Let’s start with the local market and the electricity market:
Demand for electricity is rising
The chart below shows the developments in the price of electricity in recent years.
Data Source: U.S Energy Information Administration
As seen above, the price is likely to keep rising in the coming months as part of a seasonal change. But will this summer be warmer than normal or last year?
During the year (up-to-date), the price of electricity has been roughly 1.6% higher than last year’s. This could have positively affected the demand for coal and natural gas in the first half of 2013.
Nonetheless, last year was one of the warmest summers in decades; the current projections are that this summer won’t be as warm as last year. Therefore, the price of electricity may be lower than last year’s in the coming months.
Other factors that could determine the domestic demand for coal are developments in the natural-gas market.
Natural-gas prices keep falling
Coal is mostly (90%) used in the U.S. in the power sector. Conversely, natural gas is an input in other sectors and the power sector accounts for nearly 40% of natural gas’ usage. In recent weeks the price of natural gas has tumbled; if the price continues this downward trend, it could lead to an increase demand for natural gas in the power sector as more utilities will use this commodity over coal.
Coal production and export
Based on the EIA, in the first half of 2013, coal production fell nearly 5% (year-over-year).

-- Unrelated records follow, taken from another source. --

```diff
+  v4i* dst = reinterpret_cast<v4i*>(fsm);
+  const size_t x0 = (size_t)m0 * k16n;
+  const int xlive = (m - m0 < MB ? m - m0 : MB) * k16n;
+  v4i xp[FCF_XP];
+#pragma unroll
+  for (int u = 0; u < FCF_XP; ++u) {
+    const int i = u * 256 + (int)threadIdx.x;
+    xp[u] = src[x0 + (i < xlive ? i : xlive - 1)];
+  }
   const int g0 = (k16n * wave) / 4, g1 = (k16n * (wave + 1)) / 4;
-  const int colc = col < n ? col : n - 1;
-  const uint32_t* wq = reinterpret_cast<const uint32_t*>(wp) + colc;
-  int acc[FCF_MB];
-#pragma unroll
-  for (int i = 0; i < FCF_MB; ++i) acc[i] = 0;
-  for (int gq = g0; gq < g1; ++gq) {
-    int wv[4];
-#pragma unroll
-    for (int u = 0; u < 4; ++u) wv[u] = (int)wq[(size_t)(gq * 4 + u) * n];
-#pragma unroll
-    for (int i = 0; i < FCF_MB; ++i) {
-      const v4i xv = *reinterpret_cast<const v4i*>(fsm + ((size_t)i * k16n + gq) * 16);
-#pragma unroll
-      for (int u = 0; u < 4; ++u) acc[i] = __builtin_amdgcn_sdot4(xv[u], wv[u], acc[i], false);
-    }
+  const uint32_t* wq = reinterpret_cast<const uint32_t*>(wp);
+  int wv[FCF_WG][4];
+  auto request_w = [&](int gb) {
+#pragma unroll
+    for (int c = 0; c < FCF_WG; ++c) {
+      int gq = gb + c < g1 ? gb + c : g1 - 1;
+      gq = gq < 0 ? 0 : gq;
+#pragma unroll
+      for (int u = 0; u < 4; ++u) wv[c][u] = (int)(wq + (size_t)(gq * 4 + u) * n)[(unsigned)colc];
+    }
+  };
+  request_w(g0);
+#pragma unroll
+  for (int u = 0; u < FCF_XP; ++u) {
+    const int i = u * 256 + (int)threadIdx.x;
+    if (i < xlive) dst[i] = xp[u];
+  }
+  for (int i0 = FCF_XP * 256; i0 < xlive; i0 += FCF_XP * 256) {
+#pragma unroll
+    for (int u = 0; u < FCF_XP; ++u) {
+      const int i = i0 + u * 256 + (int)threadIdx.x;
+      xp[u] = src[x0 + (i < xlive ? i : xlive - 1)];
+    }
+#pragma unroll
+    for (int u = 0; u < FCF_XP; ++u) {
+      const int i = i0 + u * 256 + (int)threadIdx.x;
+      if (i < xlive) dst[i] = xp[u];
+    }
+  }
+  __syncthreads();
+  int acc[MB];
+#pragma unroll
+  for (int i = 0; i < MB; ++i) acc[i] = 0;
+  auto dot_w = [&](int gb) {
+#pragma unroll
+    for (int c = 0; c < FCF_WG; ++c) {
+      const int gq = gb + c;
+      if (gq < g1) {
+#pragma unroll
+        for (int i = 0; i < MB; ++i) {
+          const v4i xv = *reinterpret_cast<const v4i*>(fsm + ((size_t)i * k16n + gq) * 16);
+#pragma unroll
+          for (int u = 0; u < 4; ++u) acc[i] = __builtin_amdgcn_sdot4(xv[u], wv[c][u], acc[i], false);
+        }
+      }
+    }
+  };
+  dot_w(g0);
+  for (int gb = g0 + FCF_WG; gb < g1; gb += FCF_WG) {
+    request_w(gb);
+    dot_w(gb);
   }
   __syncthreads();
   int* red = reinterpret_cast<int*>(fsm);
 #pragma unroll
-  for (int i = 0; i < FCF_MB; ++i) red[(wave * FCF_MB + i) * 64 + lane] = acc[i];
+  for (int i = 0; i < MB; ++i) red[(wave * MB + i) * 64 + lane] = acc[i];
   __syncthreads();
   if (col >= n) return;
-  const float s = (OUT == OUT_I32) ? 1.f : scale[col];
-  const float bi = (OUT != OUT_I32 && bias) ? bias[col] : 0.f;
-#pragma unroll
-  for (int j = 0; j < FCF_MB / 4; ++j) {
-    const int i = wave * (FCF_MB / 4) + j;
+#pragma unroll
+  for (int j = 0; j < MB / 4; ++j) {
+    const int i = wave * (MB / 4) + j;
     if (m0 + i >= m) break;
-    const int a = red[(0 * FCF_MB + i) * 64 + lane] + red[(1 * FCF_MB + i) * 64 + lane] + red[(2 * FCF_MB + i) * 64 + lane] +
-                  red[(3 * FCF_MB + i) * 64 + lane];
+    const int a = red[(0 * MB + i) * 64 + lane] + red[(1 * MB + i) * 64 + lane] + red[(2 * MB + i) * 64 + lane] +
+                  red[(3 * MB + i) * 64 + lane];
     const size_t off = (size_t)(m0 + i) * n + col;
     if (OUT == OUT_I32) {
       reinterpret_cast<int*>(y)[off] = a;
@@ -312,12 +350,19 @@
     else hipLaunchKernelGGL((fc_i8_mfma_kernel<OUT_I8>), grid, dim3(256), 0, s, x, wfrag, scale, bias, y, m, k, n, relu);
     return;
   }
-  const size_t lds = (size_t)FCF_MB * k > (size_t)4 * FCF_MB * 64 * 4 ? (size_t)FCF_MB * k : (size_t)4 * FCF_MB * 64 * 4;
-  if ((k & 15) == 0 && ((uintptr_t)x & 15) == 0 && lds <= 64 * 1024) {
-    dim3 grid((n + 63) / 64, (m + FCF_MB - 1) / FCF_MB);
-    if (out == OUT_I32) hipLaunchKernelGGL((fc_i8_fast_kernel<OUT_I32>), grid, dim3(256), lds, s, x, wp, scale, bias, y, m, k, n, relu);
-    else if (out == OUT_F32) hipLaunchKernelGGL((fc_i8_fast_kernel<OUT_F32>), grid, dim3(256), lds, s, x, wp, scale, bias, y, m, k, n, relu);
-    else hipLaunchKernelGGL((fc_i8_fast_kernel<OUT_I8>), grid, dim3(256), lds, s, x, wp, scale, bias, y, m, k, n, relu);
+  if (fast_ok) {
+    const int mb = (long)((n + 63) / 64) * ((m + FCF_MB - 1) / FCF_MB) < 256 ? 8 : FCF_MB;
+    const size_t lds = (size_t)mb * k > (size_t)4 * mb * 64 * 4 ? (size_t)mb * k : (size_t)4 * mb * 64 * 4;
+    dim3 grid((n + 63) / 64, (m + mb - 1) / mb);
+#define PLHIP_FC_FAST(O)                                                                                                              \
+  do {                                                                                                                                \
+    if (mb == 8) hipLaunchKernelGGL((fc_i8_fast_kernel<O, 8>), grid, dim3(256), lds, s, x, wp, scale, bias, y, m, k, n, relu);         \
+    else hipLaunchKernelGGL((fc_i8_fast_kernel<O, FCF_MB>), grid, dim3(256), lds, s, x, wp, scale, bias, y, m, k, n, relu);           \
+  } while (0)
+    if (out == OUT_I32) PLHIP_FC_FAST(OUT_I32);
+    else if (out == OUT_F32) PLHIP_FC_FAST(OUT_F32);
+    else PLHIP_FC_FAST(OUT_I8);
+#undef PLHIP_FC_FAST
     return;
   }
   dim3 grid((n + 255) / 256, (m + FC_MB - 1) / FC_MB);
```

Moreover, in the first five months of 2013, coal exports declined by 2.5% compared to the same time frame in 2012. If this trend continues, it could suggest coal exports won’t reach last year’s figures, which could also reflect in coal exports of leading coal companies.
Peabody Energy’s exports declined in past quarter and the company still estimates its exports will fall further in the near future on account of higher cost productions. The company doesn’t expect to sell higher coal volumes (tons): Last year’s coal sales (tons) reached 248.5 million. For this year, total sales are expected to be between 230 million and 250 million. If the company continues to sell at the current pace (based on the first two quarter of 2013), it may not reach this projection.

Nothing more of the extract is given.